Quite - not sure who the VM/Tivo programming monkeys thought this would benefit

To get it to actually skip you first have to set it _ffwding_ - then press 'skip' and it 'skips'


----------



## stevelup (Jun 4, 2002)

jethrouk said:


> VM/Tivo programming monkeys


Just out of interest, what do you do for a living that gives you the right to call other people monkeys?


----------



## Fixerman (Jan 31, 2011)

cwaring said:


> I made this specially for you, Roy
> 
> [media]http://www.youtube.com/watch?v=TwoxcQ6oHKo[/media]


First class Carl!:up: Thanks for taking the time to put that helpful video together.

Maybe you could try your hand at a few more of the most popular topics?


----------



## jethrouk (May 7, 2011)

stevelup said:


> Just out of interest, what do you do for a living that gives you the right to call other people monkeys?


Judging by your post I'll take it 'Rocket Scientist' still wont be good enough


----------



## Fixerman (Jan 31, 2011)

Why don't we all try to get along for a change and stop this pointless bickering. It can only result in putting people off joining the forum.

Peace to all Men!​


----------



## cwaring (Feb 12, 2002)

Fixerman said:


> Maybe you could try your hand at a few more of the most popular topics?


Sure. Such as?

Nice to see JethroUK back on here. He's good a laugh if nothing else


----------



## Brangdon (Feb 9, 2001)

cwaring said:


> You can still do with with the VM Tivo. But I assume you know that, right?
> 
> (Just press 'skip' whilst in FF or REW mode.)


I don't want to have to be in FF mode.



> 4-5 mins usually does it. (That's 8-10 presses, as the OP mentioned)


The uncertainty - 8 or 10 - is part of the problem. Especially as the answer varies from channel to channel.


----------



## cwaring (Feb 12, 2002)

And yet it doesn't bother me in the slightest. I'm just happy to be able to skip the ads *at all *


----------



## mikerr (Jun 2, 2005)

cwaring said:


> All good points, but I don't worry too much about the title being cut off as you need to press [ok] to get the full synopsis anyway


Also note that page up/down jumps to the next film in the list when viewing descriptions in view upcoming episodes IIRC
Speeds browsing up a bit.


----------



## kmusgrave (Oct 13, 2000)

cwaring said:


> I made this specially for you, Roy
> 
> [media]http://www.youtube.com/watch?v=TwoxcQ6oHKo[/media]


I must be missing something, but how do you get the 1st method to actually show you all films?
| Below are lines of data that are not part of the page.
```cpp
#define SSA_CTX_DEVBUFS(X) \
    X(ws_h) X(ws_tab) X(ws_fail) \
     \
    X(st_sigs) X(st_pks) X(st_inf) X(st_msgs) X(st_off) X(st_status) X(st_aux) X(st_aux2) X(st_coeffs) \
     \
    X(msm_points) X(msm_scalars) X(msm_keys) X(msm_vals) X(msm_keys2) X(msm_vals2) X(msm_sort_tmp) X(msm_bounds) \
    X(msm_buckets) X(msm_chunks) X(msm_windows) X(msm_partials) X(msm_flags) X(msm_cnt) X(msm_cnt2) X(msm_ids) \
    X(msm_ids2) X(msm_comb_pts) X(msm_comb_lins) \
    X(msm_slice_recs)    \
    X(msm_sbuf)          \
     \
    X(scr_ok) X(scr_in) X(scr_status) X(scr_fail) \
     \
    X(scr_mask) X(scr_mark) X(scr_list) X(scr_blk) X(scr_cnt) \
     \
    X(dd_slots) X(dd_rep) X(dd_num) X(dd_reps) X(dd_idx) X(dd_blk) X(dd_stats) X(dd_pks) X(dd_inf) X(dd_kstatus) \
     \
    X(kc_found) X(kc_missrep) X(kc_blk) X(kc_lane_row) \
     \
    X(st_keyed) X(ky_sigs) X(ky_pks) X(ky_inf) \
     \
    X(ctab) X(sg_sigs) X(sg_pks) \
    X(tc_out)            \
    X(kck_ws)            \
    X(dv_recs)           \
     \
    X(rng_seed) X(rng_scratch) \
     \
    X(tail_done) X(tail_park)

#define SSA_CTX_HOSTBUFS(X) X(pin_in) X(pin_coeffs) X(pin_out) X(pin_seed)

struct ssa_ctx {
    int device = 0;
    hipStream_t own_stream = nullptr;
    hipStream_t stream = nullptr;
    hipStream_t copy_stream = nullptr;
    hipEvent_t copy_done[8] = {};
    hipStream_t hash_stream[2] = {};
    hipEvent_t hash_done[8] = {};
    hipEvent_t pipe_start = nullptr;
    hipEvent_t order_ev = nullptr;
    CtxKnobs knobs;
    DevParams *d_params = nullptr;
    u64 *d_gtab = nullptr;
    struct SharedGtab *gtab_share = nullptr;
    uint32_t gtab_bits = 0;
    uint64_t hbm_budget = 0;
    DevParams h_params;
    ssa_ctx *twin = nullptr;
    bool is_twin = false, two_streams = true;
#define X(name) DevBuf name;
    SSA_CTX_DEVBUFS(X)
#undef X
#define X(name) HostBuf name;
// ... 553 lines not shown
```

schnorr-sig_amd/csrc/ssa_kernels.hpp:

```cpp
#pragma once
#include "curve.hpp"
#include "fp3.hpp"
#include "rescue.hpp"

namespace ssa {

struct GtabGeom {
    u32 bits, count;
};
constexpr int GW_BITS_MAX = 24, GW_BITS_MIN = 16;
__host__ __device__ inline u32 gtab_windows(u32 bits) { return (255u + bits) / bits; }
__host__ __device__ inline size_t gtab_entries(u32 bits) { return (size_t)gtab_windows(bits) << bits; }
__host__ __device__ inline size_t gbase_entries(u32 bits) { return ((size_t)gtab_windows(bits) * 2) << (bits / 2); }
__host__ __device__ inline u64 gtab_header(u32 bits) { return (u64)bits | ((u64)gtab_windows(bits) << 8); }
SSA_DEV GtabGeom gtab_geom(const u64 *__restrict__ gtab) {
    const u32 v = (u32)__builtin_amdgcn_readfirstlane((int)(u32)gtab[0]);
    GtabGeom g;
    g.bits = v & 0xffu;
    g.count = (v >> 8) & 0xffu;
    return g;
}
constexpr int PTAB_ENTRIES = 16;
constexpr int PTAB_ENTRY_U64 = 32, PTAB_Z = 16, PTAB_C = 22;
constexpr int PTAB_NEG = 16, PTAB_NY = PTAB_NEG + 6;
// ... 169 lines not shown
        ulonglong2 a = q[i], b = q[3 + i], c = q[6 + i];
        p.X.c[2 * i] = a.x; p.X.c[2 * i + 1] = a.y;
        p.Y.c[2 * i] = b.x; p.Y.c[2 * i + 1] = b.y;
        p.Z.c[2 * i] = c.x; p.Z.c[2 * i + 1] = c.y;
    }
    return p;
}
SSA_DEV aff ld_aff(const u64 *__restrict__ row) {
    const ulonglong2 *q = reinterpret_cast<const ulonglong2 *>(row);
    aff p;
#pragma unroll
    for (int i = 0; i < 3; i++) {
        ulonglong2 a = q[i], b = q[3 + i];
        p.x.c[2 * i] = a.x; p.x.c[2 * i + 1] = a.y;
        p.y.c[2 * i] = b.x; p.y.c[2 * i + 1] = b.y;
    }
    return p;
}

SSA_DEV void st_f6(u64 *__restrict__ p, const fp6 &a) {
    ulonglong2 *q = reinterpret_cast<ulonglong2 *>(p);
#pragma unroll
    for (int i = 0; i < 3; i++) q[i] = make_ulonglong2(a.c[2 * i], a.c[2 * i + 1]);
}
SSA_DEV fp6 ld_f6(const u64 *__restrict__ p) {
    const ulonglong2 *q = reinterpret_cast<const ulonglong2 *>(p);
    fp6 a;
#pragma unroll
    for (int i = 0; i < 3; i++) {
        ulonglong2 v = q[i];
        a.c[2 * i] = v.x;
        a.c[2 * i + 1] = v.y;
    }
    return a;
}
SSA_DEV void st_aff(u64 *__restrict__ row, const aff &p) {
    st_f6(row, p.x);
    st_f6(row + 6, p.y);
}

SSA_DEV void st_row(u64 *__restrict__ row, const jac &p) {
    st_f6(row, p.X);
    st_f6(row + 6, p.Y);
    st_f6(row + PTAB_Z, p.Z);
}
SSA_DEV jac ld_row(const u64 *__restrict__ row) {
    jac p;
    p.X = ld_f6(row);
    p.Y = ld_f6(row + 6);
    p.Z = ld_f6(row + PTAB_Z);
    return p;
}

SSA_FN void tab_dbl(u64 *__restrict__ dst, const u64 *__restrict__ src) { st_row(dst, jac_dbl(ld_row(src))); }
SSA_FN void tab_madd(u64 *__restrict__ dst, const u64 *__restrict__ src, const u64 *__restrict__ paff) {
    st_row(dst, jac_madd(ld_row(src), ld_aff(paff)));
}

SSA_DEV fp6 aff_dbl_num(const fp6 &x) {
    const fp6 xx = f6_sqr(x);
    fp6 n = f6_add(f6_dbl(xx), xx);
    n.c[0] = fp_add(n.c[0], 1ull);
    return n;
}
SSA_DEV aff aff_from_slope(const fp6 &l, const fp6 &x1, const fp6 &y1, const fp6 &x2) {
    aff r;
    r.x = f6_sub(f6_sub(f6_sqr(l), x1), x2);
    r.y = f6_sub(f6_mul(l, f6_sub(x1, r.x)), y1);
    return r;
}
SSA_DEV void st_tab_entry(u64 *__restrict__ row, const aff &a) {
    st_aff(row, a);
    st_f6(row + PTAB_NEG, a.x);
    st_f6(row + PTAB_NY, f6_neg(a.y));
}
SSA_DEV bool build_ptab_affine_upper(u64 *__restrict__ tab) {
    constexpr int R = PTAB_ENTRY_U64;
    const aff p8 = ld_aff(tab + 7 * R);
    fp6 c = f6_one();
#pragma unroll 1
    for (int m = 9; m <= 16; m++) {
        const aff b = ld_aff(tab + (((m & 1) ? m - 8 : m / 2) - 1) * R);
        const fp6 d = (m & 1) ? f6_sub(p8.x, b.x) : f6_dbl(b.y);
        st_f6(tab + (m - 1) * R + PTAB_Z, d);
        c = f6_mul(c, d);
        st_f6(tab + (m - 1) * R + PTAB_C, c);
    }
    if (f6_is_zero(c)) return false;
    fp6 inv = f6_inv(c);
#pragma unroll 1
    for (int m = 16; m >= 9; m--) {
        fp6 di = inv;
        if (m > 9) di = f6_mul(inv, ld_f6(tab + (m - 2) * R + PTAB_C));
        inv = f6_mul(inv, ld_f6(tab + (m - 1) * R + PTAB_Z));
        const aff b = ld_aff(tab + (((m & 1) ? m - 8 : m / 2) - 1) * R);
        aff r;
        if (m & 1) r = aff_from_slope(f6_mul(f6_sub(p8.y, b.y), di), b.x, b.y, p8.x);
        else r = aff_from_slope(f6_mul(aff_dbl_num(b.x), di), b.x, b.y, b.x);
        st_tab_entry(tab + (m - 1) * R, r);
    }
    return true;
}

SSA_DEV bool build_ptab_affine(u64 *__restrict__ tab, const aff &p) {
    constexpr int R = PTAB_ENTRY_U64;
    const fp6 d2 = f6_dbl(p.y);
    if (f6_is_zero(d2)) return false;
    const aff p2 = aff_from_slope(f6_mul(aff_dbl_num(p.x), f6_inv(d2)), p.x, p.y, p.x);
    const fp6 a3 = f6_sub(p2.x, p.x), a4 = f6_dbl(p2.y);
    const fp6 t34 = f6_mul(a3, a4);
    if (f6_is_zero(t34)) return false;
    const fp6 i34 = f6_inv(t34);
    const aff p3 = aff_from_slope(f6_mul(f6_sub(p2.y, p.y), f6_mul(i34, a4)), p.x, p.y, p2.x);
    const aff p4 = aff_from_slope(f6_mul(aff_dbl_num(p2.x), f6_mul(i34, a3)), p2.x, p2.y, p2.x);
    const fp6 a5 = f6_sub(p4.x, p.x), a6 = f6_dbl(p3.y), a7 = f6_sub(p4.x, p3.x), a8 = f6_dbl(p4.y);
    const fp6 t56 = f6_mul(a5, a6), t567 = f6_mul(t56, a7), t5678 = f6_mul(t567, a8);
    if (f6_is_zero(t5678)) return false;
    fp6 inv = f6_inv(t5678);
    const fp6 i8 = f6_mul(inv, t567);
    inv = f6_mul(inv, a8);
    const fp6 i7 = f6_mul(inv, t56);
    inv = f6_mul(inv, a7);
    const fp6 i6 = f6_mul(inv, a5), i5 = f6_mul(inv, a6);
    st_tab_entry(tab, p);
    st_tab_entry(tab + 1 * R, p2);
    st_tab_entry(tab + 2 * R, p3);
    st_tab_entry(tab + 3 * R, p4);
    st_tab_entry(tab + 4 * R, aff_from_slope(f6_mul(f6_sub(p4.y, p.y), i5), p.x, p.y, p4.x));
    st_tab_entry(tab + 5 * R, aff_from_slope(f6_mul(aff_dbl_num(p3.x), i6), p3.x, p3.y, p3.x));
    st_tab_entry(tab + 6 * R, aff_from_slope(f6_mul(f6_sub(p4.y, p3.y), i7), p3.x, p3.y, p4.x));
    st_tab_entry(tab + 7 * R, aff_from_slope(f6_mul(aff_dbl_num(p4.x), i8), p4.x, p4.y, p4.x));
    return build_ptab_affine_upper(tab);
}
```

I've just tried it at home and it won't show me anything without putting something in the search field.


----------



## cwaring (Feb 12, 2002)

You still need to enter text, but it limits searching (titles, actors, etc.) to only Films; or whatever you filter on.


----------



## kmusgrave (Oct 13, 2000)

cwaring said:


> You still need to enter text, but it limits searching (titles, actors, etc.) to only Films; or whatever you filter on.


ok I did misunderstand then. I thought it was a 
way to show all films. Looks like its not possible then.
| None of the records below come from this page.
template <typename T, int V, int S, int CS, bool DR, bool AG = false, bool GA = true>
__global__ __launch_bounds__(256, (bwd_min_waves<T, V, DR>())) void k_bwd_dst(Args<T> A) {
  bwd_dst_body<T, V, S, CS, DR, AG, GA>(A, blockIdx.x, gridDim.x);
}
template <typename T, int V, int S, int CS, bool GA = true>
__global__ __launch_bounds__(256) void k_bwd_src(Args<T> A) {
  bwd_src_body<T, V, S, CS, GA>(A, blockIdx.x, gridDim.x);
}
template <typename T, int V, int S, int CS, bool DR, bool AG = false, bool GA = true>
__global__ __launch_bounds__(256, (bwd_min_waves<T, V, DR>())) void k_bwd_both(Args<T> A) {
  const int split = (int)gridDim.x / 2;
  if ((int)blockIdx.x < split) bwd_dst_body<T, V, S, CS, DR, AG, GA>(A, blockIdx.x, split);
  else bwd_src_body<T, V, S, CS, GA>(A, blockIdx.x - split, split);
}

template <typename T, int V, int S, int PD, bool GA = true>
__device__ __forceinline__ void bwd_merged_body(const Args<T>& A, int blk, int nwg) {
  const int AKV = GA ? A.act_kv : kActSilu, AAT = GA ? A.act_at : kActSilu;
  constexpr int NA = 8 * V;
  extern __shared__ __attribute__((aligned(16))) char dyn_lds[];
  T* lds = reinterpret_cast<T*>(dyn_lds);
  const int HM = A.H;
  const Geo G = geo<S, 1, false>(A.n, A.L, nullptr, A.xcd, blk, nwg);
  const int t = G.node;
  const int EPW = TMD_WAVE / A.L;
  const int c0 = G.el * V;
  const int hh = c0 / A.d, cc = c0 % A.d;
  const int vo = A.planar ? c0 : hh * 3 * A.d + cc;
  const bool hk = A.pk != nullptr, hv = A.pv != nullptr, hw = A.vec != nullptr;
  const int pvd = hv ? A.vst : 0, vcd = hw ? A.H : 0;
  const bool head_leader = (G.el % A.lph) == 0;
  T* nv = lds + ((threadIdx.x >> 6) / S) * 12 * HM;
  if (t >= 0 && G.sub == 0 && G.es == 0) {
    T a[V];
    const T* src[12];
    const T* gvt = A.gvec + (size_t)t * 3 * A.H;
    const T* vt = A.v + (size_t)t * A.ldv;
    const T* wt = A.vec + (size_t)t * 3 * A.H;
    src[0] = A.q + (size_t)t * A.ldq + c0; src[1] = A.gx + (size_t)t * A.H + c0;
    src[2] = gvt + c0; src[3] = gvt + A.H + c0; src[4] = gvt + 2 * A.H + c0;
    src[5] = A.k + (size_t)t * A.ldk + c0;
    src[6] = vt + vo; src[7] = vt + vo + A.vst; src[8] = vt + vo + 2 * A.vst;
    src[9] = hw ? wt + c0 : src[0]; src[10] = hw ? wt + A.H + c0 : src[0]; src[11] = hw ? wt + 2 * A.H + c0 : src[0];
#pragma unroll
    for (int r = 0; r < 12; ++r) {
      ldv<T, V>(a, src[r]);
      if (r >= 9 && !hw) zero(a);
      stv<T, V>(nv + r * HM + c0, a);
    }
  }
  __syncthreads();
  T gq[V], gk[V], gvx[V], gv1[V], gv2[V], gw0[V], gw1[V], gw2[V];
  zero(gq); zero(gk); zero(gvx); zero(gv1); zero(gv2); zero(gw0); zero(gw1); zero(gw2);
  if (t >= 0) {
    const int b = min(A.row_ptr[t], A.cap), e = min(A.row_ptr[t + 1], A.cap);
    const T* dummy = A.q + (size_t)t * A.ldq;
    const bool acc_edge = (A.acc & TMDNET_ACC_EDGE) && G.el == 0;
    struct St { T k[V], x[V], a[V], b[V]; int row; };
    auto ld = [&](int k, St& st) {
      ldv<T, V>(st.k, opt(A.pk, (size_t)k * A.ldpk + c0, dummy + c0));
      const T* pvs = opt(A.pv, (size_t)k * A.ldpv + vo, dummy);
      ldv<T, V>(st.x, pvs);
      ldv<T, V>(st.a, pvs + pvd);
      ldv<T, V>(st.b, pvs + 2 * pvd);
      st.row = k;
    };
    auto body = [&](int k, int s, T Ce, T u0, T u1, T u2, const St& st, auto&& pre) {
      T oc = T(0), ou0 = T(0), ou1 = T(0), ou2 = T(0), orr = T(0);
      if (acc_edge) {
        oc = A.gC[k]; ou0 = A.gu[3 * k]; ou1 = A.gu[3 * k + 1]; ou2 = A.gu[3 * k + 2]; orr = A.gr[k];
      }
      T kk[V], vx[V], v1[V], v2[V], w0[V], w1[V], w2[V], qs[V], gxs[V], h0[V], h1[V], h2[V];
      ldv<T, V>(kk, A.k + (size_t)s * A.ldk + c0);
      const T* vs = A.v + (size_t)s * A.ldv + vo;
      ldv<T, V>(vx, vs);
      ldv<T, V>(v1, vs + A.vst);
      ldv<T, V>(v2, vs + 2 * A.vst);
      const T* vecs = hw ? A.vec + (size_t)s * 3 * A.H + c0 : dummy + c0;
      ldv<T, V>(w0, vecs);
      ldv<T, V>(w1, vecs + vcd);
      ldv<T, V>(w2, vecs + 2 * vcd);
      ldv<T, V>(qs, A.q + (size_t)s * A.ldq + c0);
      ldv<T, V>(gxs, A.gx + (size_t)s * A.H + c0);
      const T* gvs = A.gvec + (size_t)s * 3 * A.H + c0;
      ldv<T, V>(h0, gvs);
      ldv<T, V>(h1, gvs + A.H);
      ldv<T, V>(h2, gvs + 2 * A.H);
      T dpk_[V], dpx_[V], dp1_[V], dp2_[V];
      ldv<T, V>(dpk_, opt(A.dpk, (size_t)st.row * A.ldpk + c0, dummy + c0));
      const T* dps = opt(A.dpv, (size_t)st.row * A.ldpv + vo, dummy);
      ldv<T, V>(dpx_, dps);
      ldv<T, V>(dp1_, dps + pvd);
      ldv<T, V>(dp2_, dps + 2 * pvd);
      pre();
      if (!hw) { zero(w0); zero(w1); zero(w2); }
      T dk[V], ddk[V], dvx[V], dv1[V], dv2[V], ddx[V], dd1[V], dd2[V];
// ... 608 lines not shown
    if (A.dC) {
#pragma unroll
      for (int u = 0; u < NB_U; ++u) dc[u] = wave_sum(on ? dc[u] : T(0));
      if (lane == 0) {
#pragma unroll
        for (int u = 0; u < NB_U; ++u)
          if (sq[u] >= 0) A.dC[k0 + u] = dc[u];
      }
    }
  });
  if (on && A.dgout) stv<T, V>(A.dgout + (size_t)t * A.H + c0, acc);
}

template <typename T, int V>
__global__ __launch_bounds__(256) void k_nb_bwd2_src(NbArgs<T> A) {
  const int j = blockIdx.x * (blockDim.x / TMD_WAVE) + threadIdx.x / TMD_WAVE;
  if (j >= A.n) return;
  const int lane = lane_id();
  const bool on = lane < A.L;
  const int c0 = on ? lane * V : 0;
  T acc[V];
  zero(acc);
  nb_edges(A, j, [&](int k0, const int (&sq)[NB_U], const T (&cq)[NB_U]) {
    T gm[NB_U][V], wk[NB_U][V], gwk[NB_U][V], ck[NB_U], gck[NB_U];
#pragma unroll
    for (int u = 0; u < NB_U; ++u) {
      const int kt = sq[u] >= 0 ? A.tr[k0 + u] : -1;
      const bool live = kt >= 0 && sq[u] != j;
      const int m = live ? sq[u] : j;
      const int k = live ? kt : k0;
      TMD_DCHECK(!live || k < A.cap);
      ldv<T, V>(gm[u], A.gout + (size_t)m * A.ldg + c0);
      ldv<T, V>(wk[u], A.w + (size_t)k * A.ldw + c0);
      if (A.ggw) ldv<T, V>(gwk[u], A.ggw + (size_t)k * A.H + c0); else zero(gwk[u]);
      ck[u] = live ? A.C[k] : T(0);
      gck[u] = (live && A.ggC) ? A.ggC[k] : T(0);
    }
#pragma unroll
    for (int u = 0; u < NB_U; ++u)
#pragma unroll
      for (int i = 0; i < V; ++i) acc[i] += gm[u][i] * (gwk[u][i] * ck[u] + gck[u] * wk[u][i]);
  });
  if (on) stv<T, V>(A.dx + (size_t)j * A.H + c0, acc);
}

Thanks anyway for doing the video. Just as an aside what do you use to make the videos?


----------



## cwaring (Feb 12, 2002)

kmusgrave said:


> Looks like its not possible then.


It is. Use the second way; Wishlists.



> Thanks anyway for doing the video. Just as an aside what do you use to make the videos?


Record to DVD then import and edit with Windows Movie Maker.


----------



## Fixerman (Jan 31, 2011)

cwaring said:


> Record to DVD then import and edit with Windows Movie Maker.


You make it sound so easy Carl!


----------



## cwaring (Feb 12, 2002)

Well it's not difficult 

I use the video converter you can find here: http://www.freemake.com/

Along with the audio converter, they are two excellent (and completely free!) programs.


----------